I have disabled "generic-receive-offload" for NIC's the as RedHat suggested. But error still appearing.

[root@nocidsdb01 ~]# ethtool -k eth2
Offload parameters for eth2:
Cannot get device udp large send offload settings: Operation not supported
rx-checksumming: on
tx-checksumming: on
scatter-gather: on
tcp segmentation offload: on
udp fragmentation offload: off
generic segmentation offload: off
generic-receive-offload: off

Feb 14 17:42:15 nocidsdb01 kernel: RPC: bad TCP reclen 0x47455420 (non-terminal)
Feb 14 17:42:15 nocidsdb01 kernel: RPC: bad TCP reclen 0x00620103 (large)
Feb 14 17:42:15 nocidsdb01 kernel: RPC: bad TCP reclen 0x4a524d49 (non-terminal)
Feb 14 17:42:24 nocidsdb01 kernel: RPC: bad TCP reclen 0x47455420 (non-terminal)
Feb 14 17:42:24 nocidsdb01 kernel: RPC: bad TCP reclen 0x00620103 (large)
Feb 14 17:42:24 nocidsdb01 kernel: RPC: bad TCP reclen 0x4a524d49 (non-terminal)

Quote:

Originally Posted by thirupathi (Post 5117496)

Ok...so what did Red Hat say after you told them this? If you're paying for support from them, then you should be using it. I'm surprised they haven't had you run some more diagnostics...or have they? Did you call them back and tell them their suggested solution didn't work, and ask for someone who supports clustering specifically?

Hi,

I have given sosreports to Redhat and they are still checking with experts. My case is open with redhat since 50days they can not find the cause.
I have changed the some settings as they suggested but still getting the error.

thks..

Quote:

Originally Posted by thirupathi (Post 5119071)

Hi,
I have given sosreports to Redhat and they are still checking with experts. My case is open with redhat since 50days they can not find the cause.
I have changed the some settings as they suggested but still getting the error.

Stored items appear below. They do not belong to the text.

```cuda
__global__ void __launch_bounds__(256)
hfa_pack_kernel(HfaWs ws, int n_utt, const float *__restrict__ prob_log,
                const float *__restrict__ edge_log, const float *__restrict__ not_edge_log,
                const float *__restrict__ edge_pred_in)
{
    const int tid = threadIdx.x;
    const int u = ws.block_utt[blockIdx.x];
    const HfaUtt m = ws.utt[u];
    const int T = m.T, S = m.S, Sp = m.Sp;
    const int t_base = (blockIdx.x - ws.row_blocks[u]) * HFA_EMIS_ROWS;
    const int rows = min(HFA_EMIS_ROWS, T - t_base);
    const float *src = prob_log + m.cell_off + (int64_t)t_base * S;
    float *dst = ws.emis + m.emis_off + (int64_t)t_base * Sp;
    if (m.Dp > 0 && t_base == 0 && tid == 0) ws.emis_mode[u] = 0;
    for (int64_t i = tid; i < (int64_t)rows * Sp; i += blockDim.x) {
        const int r = (int)(i / Sp), s = (int)(i - (int64_t)r * Sp);
        dst[i] = (s < S) ? src[(int64_t)r * S + s] : HFA_NEG_INF;
    }
    if (tid < rows) {
        const int t = t_base + tid;
        ws.edge2[m.edge_off + t] = make_float2(edge_log[m.frame_off + t], not_edge_log[m.frame_off + t]);
        ws.edge_p[m.edge_off + t] = edge_pred_in ? edge_pred_in[m.frame_off + t] : 0.0f;
    }
}

__global__ void __launch_bounds__(256)
hfa_unpack_emis_kernel(HfaWs ws, float *__restrict__ out)
{
    const int u = ws.block_utt[blockIdx.x];
    const HfaUtt m = ws.utt[u];
    const bool compact = m.Dp > 0 && ws.emis_mode[u] != 0;
    const int Ep = compact ? m.Dp : m.Sp, S = m.S;
    const int t_base = (blockIdx.x - ws.row_blocks[u]) * HFA_EMIS_ROWS;
    const int rows = min(HFA_EMIS_ROWS, m.T - t_base);
    const uint8_t *cm = ws.colmap + m.seg_off;
    for (int64_t i = threadIdx.x; i < (int64_t)rows * S; i += blockDim.x) {
        const int r = (int)(i / S), s = (int)(i - (int64_t)r * S);
        out[m.cell_off + (int64_t)(t_base + r) * S + s] =
            ws.emis[m.emis_off + (int64_t)(t_base + r) * Ep + (compact ? cm[s] : s)];
    }
}

}

cudaError_t hfa_launch_unpack_emissions(const HfaLaunchCtx &c, int total_row_blocks, float *out)
{
    if (total_row_blocks <= 0) return cudaSuccess;
    hfa_unpack_emis_kernel<<<total_row_blocks, 256, 0, c.stream>>>(c.ws, out);
    return cudaGetLastError();
}

template <typename TIn>
static cudaError_t launch_emission_t(const HfaLaunchCtx &c, int blocks, int max_sp, int64_t max_row_stride,
                                     int *n_launched)
{
    *n_launched = 1;
    const int V = c.vocab;
    max_sp = max_sp < HFA_EMIS_ID_CAP ? max_sp : HFA_EMIS_ID_CAP;
    cudaError_t e;
    const int64_t stage = max_row_stride > 0
        ? ((HFA_EMIS_ROWS * max_row_stride * (int64_t)sizeof(TIn) + 32 + 127) & ~(int64_t)127) : 0;
    if (V <= HFA_EMIS_BLOCK_MAX_V && stage > 0 && stage <= 48 * 1024) {
        const size_t smem = 2 * (size_t)stage + (size_t)max_sp * 4 + 8 * 4 + 256 * 4 + HFA_EMIS_ROWS * 8 +
                            2 * 8 + 2 * 4 + 16;
        e = cudaFuncSetAttribute(hfa_emission_stream_kernel<TIn>,
                                 cudaFuncAttributeMaxDynamicSharedMemorySize, (int)smem);
        if (e != cudaSuccess) return e;
        int per_sm = 0;
        e = cudaOccupancyMaxActiveBlocksPerMultiprocessor(&per_sm, hfa_emission_stream_kernel<TIn>,
                                                          HFA_EMIS_WARPS * 32, smem);
        if (e != cudaSuccess) return e;
        per_sm = per_sm < 1 ? 1 : (per_sm > 4 ? 4 : per_sm);
        int dev = 0, n_sm = 148;
        if (cudaGetDevice(&dev) == cudaSuccess) cudaDeviceGetAttribute(&n_sm, cudaDevAttrMultiProcessorCount, dev);
        const int grid = blocks < n_sm * per_sm ? blocks : n_sm * per_sm;
        *n_launched = 2;
        hfa_emission_stream_kernel<TIn><<<grid, HFA_EMIS_WARPS * 32, smem, c.stream>>>(
            c.ws, blocks, V, max_sp, (int)stage);
        return cudaGetLastError();
    }
    if (V <= HFA_EMIS_BLOCK_MAX_V) {
        const int VP = (V + 1) | 1;
        const size_t smem = (size_t)max_sp * 4 + 8 * 4 + 256 * 4 + HFA_EMIS_ROWS * 8 +
                            (size_t)HFA_EMIS_ROWS * VP * 4;
        e = cudaFuncSetAttribute(hfa_emission_block_kernel<TIn>,
                                 cudaFuncAttributeMaxDynamicSharedMemorySize, (int)smem);
        if (e != cudaSuccess) return e;
        hfa_emission_block_kernel<TIn><<<blocks, HFA_EMIS_WARPS * 32, smem, c.stream>>>(c.ws, c.n_utt,
                                                                                    V, max_sp);
    } else {
        const int mask_words = (V + 31) >> 5;
        const size_t smem = (size_t)max_sp * 4 + (size_t)((mask_words + 3) & ~3) * 4 +
                            (size_t)HFA_EMIS_WARPS * (V + 1) * 4;
        e = cudaFuncSetAttribute(hfa_emission_wide_kernel<TIn>,
                                 cudaFuncAttributeMaxDynamicSharedMemorySize, (int)smem);
        if (e != cudaSuccess) return e;
        hfa_emission_wide_kernel<TIn><<<blocks, HFA_EMIS_WARPS * 32, smem, c.stream>>>(c.ws, c.n_utt,
                                                                                   V, max_sp);
    }
    return cudaGetLastError();
}

cudaError_t hfa_launch_emission(const HfaLaunchCtx &c, int total_row_blocks, int max_sp, int dtype,
                                int64_t max_row_stride, int *n_launched)
{
    *n_launched = 0;
    if (total_row_blocks <= 0) return cudaSuccess;
    if (dtype == 0) return launch_emission_t<float>(c, total_row_blocks, max_sp, max_row_stride, n_launched);
    if (dtype == 1) return launch_emission_t<__half>(c, total_row_blocks, max_sp, max_row_stride, n_launched);
    if (dtype == 2)
        return launch_emission_t<__nv_bfloat16>(c, total_row_blocks, max_sp, max_row_stride, n_launched);
    return cudaErrorInvalidValue;
}

cudaError_t hfa_launch_edge(const HfaLaunchCtx &c, int total_row_blocks, int dtype)
{
    if (total_row_blocks <= 0) return cudaSuccess;
    if (dtype == 0) hfa_edge_kernel<float><<<total_row_blocks, HFA_EMIS_ROWS, 0, c.stream>>>(c.ws);
    else if (dtype == 1) hfa_edge_kernel<__half><<<total_row_blocks, HFA_EMIS_ROWS, 0, c.stream>>>(c.ws);
    else if (dtype == 2) hfa_edge_kernel<__nv_bfloat16><<<total_row_blocks, HFA_EMIS_ROWS, 0, c.stream>>>(c.ws);
    else return cudaErrorInvalidValue;
    return cudaGetLastError();
}

cudaError_t hfa_launch_pack(const HfaLaunchCtx &c, int total_row_blocks, const float *prob_log,
                            const float *edge_log, const float *not_edge_log, const float *edge_pred)
{
    if (total_row_blocks <= 0) return cudaSuccess;
    hfa_pack_kernel<<<total_row_blocks, 256, 0, c.stream>>>(c.ws, c.n_utt, prob_log, edge_log,
                                                            not_edge_log, edge_pred);
    return cudaGetLastError();
}
```

hubertfa_b200/ops.py:

```python
from __future__ import annotations

import ctypes as C
from typing import Optional

import numpy as np
import torch

from . import _lib
from ._lib import HfaError, ResultLayout, check


def _stream_ptr() -> int:
    return int(torch.cuda.current_stream().cuda_stream)


def _require_cuda(t: torch.Tensor, what: str) -> None:
    if not t.is_cuda:
        raise HfaError(f"{what} must be a CUDA tensor: the aligner has no CPU path")


class AlignPlan:

    def __init__(self, T, S, ph_ids, vocab_size: int, frame_length: float):
        lib = _lib.load()
        self.T = np.ascontiguousarray(T, dtype=np.int32)
        self.S = np.ascontiguousarray(S, dtype=np.int32)
        self.ph_ids = np.ascontiguousarray(ph_ids, dtype=np.int32)
        if self.T.shape != self.S.shape or self.T.ndim != 1:
            raise ValueError("T and S must be 1-D arrays of the same length")
        if int(np.maximum(self.S, 0).sum()) != self.ph_ids.size:
            raise ValueError("ph_ids must hold sum(S) entries")
        self.n_utt = int(self.T.size)
        self.vocab_size = int(vocab_size)
        self.frame_length = float(frame_length)
        handle = C.c_void_p()
        check(lib.hfa_plan_create(self.n_utt, self.vocab_size, self.T.ctypes.data, self.S.ctypes.data,
                                  self.ph_ids.ctypes.data, self.frame_length, C.byref(handle)),
              "hfa_plan_create")
        self._h = handle
        self._lib = lib
        self.workspace_bytes = int(lib.hfa_plan_workspace_bytes(handle))
        self.total_frames = int(lib.hfa_plan_total_frames(handle))
        self.total_states = int(lib.hfa_plan_total_states(handle))
        self.total_cells = int(lib.hfa_plan_total_cells(handle))
        n1 = self.n_utt + 1
        self.frame_off = np.ctypeslib.as_array(lib.hfa_plan_frame_offsets(handle), shape=(n1,)).copy()
        self.seg_off = np.ctypeslib.as_array(lib.hfa_plan_seg_offsets(handle), shape=(n1,)).copy()
        self.layout = ResultLayout()
        check(lib.hfa_plan_result_layout(handle, C.byref(self.layout)), "hfa_plan_result_layout")
        self.result_bytes = int(self.layout.total_bytes)

    @property
    def handle(self) -> int:
        if self._h is None:
            raise HfaError("plan already destroyed")
        return int(self._h.value)

    def routing(self) -> dict:
        out = (C.c_int32 * 8)()
        check(self._lib.hfa_plan_routing(self._h, C.byref(out)))
        return dict(warp_utts=out[0], band_warps=out[1], band_k=out[2], big_band_warps=out[3],
                    big_band_k=out[4], cta_utts=out[5], keeps_dp=bool(out[6]), skew_d=out[7],
                    pair_utts=int(self._lib.hfa_plan_pair_utterances(self._h)),
                    stored_emission_bytes=int(self._lib.hfa_plan_stored_emission_bytes(self._h)))

    def algorithmic_bytes_fused(self, dtype: int = _lib.DTYPE_F32) -> int:
        return int(self._lib.hfa_plan_algorithmic_bytes_fused(self._h, dtype))

    def algorithmic_bytes(self, dtype: int = _lib.DTYPE_F32):
        out = (C.c_int64 * 3)()
        check(self._lib.hfa_plan_algorithmic_bytes(self._h, dtype, C.byref(out)))
        return {"emission": int(out[0]), "dp": int(out[1]), "backtrace": int(out[2])}

    def new_workspace(self, device) -> torch.Tensor:
        return torch.empty(max(self.workspace_bytes, 256), dtype=torch.uint8, device=device)

    def new_result(self, device) -> torch.Tensor:
        return torch.empty(self.result_bytes, dtype=torch.uint8, device=device)

    def upload(self, workspace: torch.Tensor) -> None:
        _require_cuda(workspace, "workspace")
        if workspace.numel() < self.workspace_bytes:
            raise HfaError("workspace too small for this plan")
        with torch.cuda.device(workspace.device):
            check(self._lib.hfa_plan_upload(self._h, workspace.data_ptr(), _stream_ptr()),
                  "hfa_plan_upload")

    def set_inputs(self, workspace: torch.Tensor, frame_ptrs, frame_st, frame_sv, edge_ptrs, edge_st):
        tabs = [np.ascontiguousarray(a, dtype=np.int64) for a in
                (frame_ptrs, frame_st, frame_sv, edge_ptrs, edge_st)]
        if any(a.shape != (self.n_utt,) for a in tabs):
            raise ValueError("input tables must have one entry per utterance")
        with torch.cuda.device(workspace.device):
            check(self._lib.hfa_set_inputs(self._h, workspace.data_ptr(), *[a.ctypes.data for a in tabs],
                                           _stream_ptr()), "hfa_set_inputs")

    INPUT_DESC = np.dtype([("frame", np.int64), ("edge", np.int64), ("frame_stride_t", np.int64),
                           ("frame_stride_v", np.int64), ("edge_stride", np.int64)])

    def input_table(self, frame_ptrs, frame_st, frame_sv, edge_ptrs, edge_st) -> np.ndarray:
        tab = np.zeros(self.n_utt, dtype=self.INPUT_DESC)
        for name, a in zip(self.INPUT_DESC.names, (frame_ptrs, edge_ptrs, frame_st, frame_sv, edge_st)):
            tab[name] = np.asarray(a, dtype=np.int64)
        ok = self.T > 0
        tma = bool(np.all(tab["frame_stride_v"][ok] == 1) and np.all(tab["frame_stride_t"][ok] >= self.vocab_size)
                   and np.all(tab["frame"][ok] % 4 == 0))
        stride = int(tab["frame_stride_t"][ok].max()) if ok.any() else 0
        return tab.view(np.uint8), (stride if tma else 0)

    def set_inputs_device(self, workspace: torch.Tensor, table: torch.Tensor, max_row_stride: int) -> None:
        _require_cuda(table, "input table")
        if table.numel() * table.element_size() < self.n_utt * self.INPUT_DESC.itemsize:
            raise HfaError("input table too small for this plan")
        with torch.cuda.device(workspace.device):
            check(self._lib.hfa_set_inputs_device(self._h, workspace.data_ptr(), table.data_ptr(),
                                                  int(max_row_stride), _stream_ptr()), "hfa_set_inputs_device")

    def views(self, blob: np.ndarray) -> dict:
        L, n, ns = self.layout, self.n_utt, self.total_states

        def v(off, dtype, count):
            return blob[off:off + count * np.dtype(dtype).itemsize].view(dtype)

        return dict(status=v(L.status, np.int32, n), n_seg=v(L.n_seg, np.int32, n),
                    end_state=v(L.end_state, np.int32, n), final_score=v(L.final_score, np.float32, n),
                    total_conf=v(L.total_conf, np.float32, n),
                    ph_idx_seq=v(L.ph_idx_seq, np.int32, ns), ph_time_int=v(L.ph_time_int, np.int32, ns),
                    intervals=v(L.intervals, np.float64, 2 * ns).reshape(ns, 2))

    def debug_region(self, workspace: torch.Tensor, which: str) -> torch.Tensor:
        code = {"emis": 0, "edge2": 1, "edge_p": 2, "bp": 3}[which]
        nb = C.c_int64()
        off = int(self._lib.hfa_plan_debug_region(self._h, code, C.byref(nb)))
        raw = workspace[off:off + int(nb.value)]
        if which == "bp":
            return raw.view(torch.int32)
        v = raw.view(torch.float32)
        return v.view(-1, 2) if which == "edge2" else v

    def close(self) -> None:
        if getattr(self, "_h", None) is not None:
            self._lib.hfa_plan_destroy(self._h)
            self._h = None

    def __del__(self):
        try:
            self.close()
        except Exception:
            pass


def _ptr(t: Optional[torch.Tensor]) -> Optional[int]:
    return None if t is None else t.data_ptr()


@torch.library.custom_op("hfa::emission", mutates_args=("workspace",), device_types="cuda")
def emission(workspace: torch.Tensor, plan: int, dtype: int) -> None:
    with torch.cuda.device(workspace.device):
        check(_lib.load().hfa_emission(plan, workspace.data_ptr(), dtype, _stream_ptr()), "hfa_emission")


@torch.library.custom_op("hfa::pack_emissions", mutates_args=("workspace",), device_types="cuda")
def pack_emissions(workspace: torch.Tensor, plan: int, prob_log: torch.Tensor, edge_log: torch.Tensor,
                   not_edge_log: torch.Tensor, edge_pred: Optional[torch.Tensor]) -> None:
    for t in (prob_log, edge_log, not_edge_log):
        if t.dtype != torch.float32 or not t.is_contiguous():
            raise HfaError("pack_emissions expects contiguous float32 tensors")
    with torch.cuda.device(workspace.device):
        check(_lib.load().hfa_pack_emissions(plan, workspace.data_ptr(), prob_log.data_ptr(),
                                             edge_log.data_ptr(), not_edge_log.data_ptr(),
                                             _ptr(edge_pred), _stream_ptr()), "hfa_pack_emissions")
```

Sorry, but I have to doubt this. You are PAYING FOR support, and for Red Hat not to escalate the issue seems very odd. And if this is a production system, how has your employer not escalated this issue further, since leaving a production system having problems for almost two months would be a bad thing.

Also, there are some mentions of bugfixes in the RHEL customer portal (which you can access with your RHEL subscription; ask RHEL support for help) which address things that sound similar. You STILL don't say what version of RHEL5, but again we will tell you that only 5.9 is currently supported under extended support.